In conclusion it can be said that specific human behaviour with regard to sentence clustering for MDS can be emulated to a certain degree by fine-tuning the cluster algorithm. The cut off threshold t can be used to adjust the clustering algorithm to produce clusterings that exhibit typical features of a hunter or a gatherer.
Having said that, it is striking that the comparison with the HGS almost always receives higher evaluation values than the comparison with the GGS. As can be seen in tables 7.1 and 7.2 only for t = 0.75 is the Vbeta for the HGS smaller than for the GGS. In section 6.2.1 I made the assumption that it might be harder for gatherers to agree on clusters. In addition to sentence clusters which represent key topics of a sentence set the gatherers create clusters for less important topics. Humans can reach a consensus about the main topic of a document collection reasonably well (Barzilay and Elhadad, 1997; Marcu, 1997) but with lower level of importance the agreement seems to diminish. Hence the probability that different clusterings are created increases with every additional cluster. This fact could lead to continuously lower evaluation values. To confirm this hypothesis I calculated the normalized Vbetaas described in section 6.3. The normalized Vbetaputs the result into perspective with regard to the upper bound and lower bound of the evaluation scale. In principle the Vbeta can range between 0 and 1 but the interjudge agreement (J ) acts like an upper bound for the performance of the system (Radev et al., 2000). I would assume that with the normalized Vbetathe score for the two gold standard subset are similar. Unfortunately the results did not confirm this hypothesis. In section 6.2.3 both groups of human annotators receive a similar average inter annotator agreement (hunter: 0.7275, gatherer 0.725) and therefore, even with the N Vbeta, the comparison with the HGS receives higher values than the CGS. This might be due to the fact that this kind of clustering algorithm favours the creation of clusterings that are more similar to the clusterings of hunters. On the other hand it might be due to the selection of sentence sets. The sentence sets were chosen so that one generic summary can be created. The requirement was that a set describes a single person or event. This selection might already favour hunter-like clusterings. The gatherer subset of the gold standard might be more useful to summarization system which generate topic focused summaries.
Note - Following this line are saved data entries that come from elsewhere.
VF_API int vf_bn_eval_fwd(vf_ctx* ctx, const float* x, float* y, const float* gamma, const float* beta,
                          const float* running_mean, const float* running_var, int64_t npix, int C, float eps, int act,
                          float slope) {
  VF_REQUIRE((size_t)2 * C * sizeof(float) <= vf_ws_avail(ctx), "workspace too small");
  float* mean = (float*)vf_ws_ptr(ctx);
  float* invstd = mean + C;
  hipLaunchKernelGGL(k_bn_eval_coeff, dim3((int)vf_cdiv(C, 256)), dim3(256), 0, ctx->stream, running_mean, running_var, mean,
                     invstd, C, eps);
  VF_LAUNCH_CHECK();
  return vf_bn_apply(ctx, x, y, gamma, beta, mean, invstd, npix, C, act, slope);
}

static int bn_bwd_stats_groups(vf_ctx* ctx, const float* x, const float* y_act, const float* gy, const float* save_mean,
                               double* sums, int64_t npix, int C, int groups, int act, float slope) {
  VF_REQUIRE(C % 4 == 0, "BatchNorm channel count must be a multiple of 4 (got %d)", C);
  VF_REQUIRE(act == VF_ACT_NONE || y_act != nullptr, "fused activation backward needs the activated output");
  VF_REQUIRE(groups >= 1 && groups <= 64, "BatchNorm batch groups: %d", groups);
  const BnGeom g = bn_geom(npix, C, bn_stat_blocks(npix, C, 16384));
  VF_REQUIRE((size_t)groups * g.gx * 2 * C * sizeof(double) <= vf_ws_avail(ctx), "workspace too small for BN partials");
  VfProf prof(ctx, "bn_bwd_stats", 0.0, 4.0 * (double)npix * C * groups * (act != VF_ACT_NONE ? 3 : 2));
  hipLaunchKernelGGL(k_bn_bwd_stats, dim3(g.gx, g.gy, groups), dim3(256), 0, ctx->stream, x, y_act, gy, save_mean,
                     (double*)vf_ws_ptr(ctx), npix, C, g.cq, g.rows_per_block, act, slope);
  VF_LAUNCH_CHECK();
  return run_stats(ctx, g, sums, C, groups);
}

static int bn_bwd_apply_groups(vf_ctx* ctx, const float* x, const float* y_act, const float* gy, float* gx, float* ggamma,
                               float* gbeta, const float* gamma, const float* save_mean, const float* save_invstd,
                               const double* sums, int64_t npix, int64_t n_total, int C, int groups, int act, float slope,
                               float pbeta, void* planes = nullptr) {
  VF_REQUIRE(C % 4 == 0, "BatchNorm channel count must be a multiple of 4 (got %d)", C);
  VF_REQUIRE(!planes || gx, "gradient planes go with the gradient itself");
  const BnGeom g = bn_geom(npix, C);
  VfProf prof(ctx, planes ? "bn_bwd_apply_planes" : "bn_bwd_apply", 0.0,
              gx ? (double)npix * C * groups * (4.0 * (act != VF_ACT_NONE ? 4 : 3) + (planes ? 6.0 : 0.0)) : 0.0);
  hipLaunchKernelGGL(k_bn_bwd_apply, dim3(g.gx, g.gy, groups), dim3(256), 0, ctx->stream, x, y_act, gy, gx, ggamma, gbeta, gamma,
                     save_mean, save_invstd, sums, npix, (double)n_total, C, g.cq, g.rows_per_block, act, slope, pbeta,
                     (unsigned short*)planes, npix * C * groups, ctx->mfma_bf16 == 1 ? 1 : 3);
  VF_LAUNCH_CHECK();
  return 0;
}

VF_API int vf_bn_bwd_stats(vf_ctx* ctx, const float* x, const float* y_act, const float* gy, const float* save_mean,
                           double* sums, int64_t npix, int C, int act, float slope) {
  return bn_bwd_stats_groups(ctx, x, y_act, gy, save_mean, sums, npix, C, 1, act, slope);
}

But these are only the results for the Iran EgyptAir subset. If this finding holds true for the whole data set remains to be seen.
Nonetheless in consequence it can be said that the clustering algorithm can be tuned to act more like a gatherer or more like a hunter by changing the value of t. Following this experiment the threshold value t will be set to 0.5 to create clusterings that are compared to the GGS and to 0.25 to create clusterings that are compared to the HGS.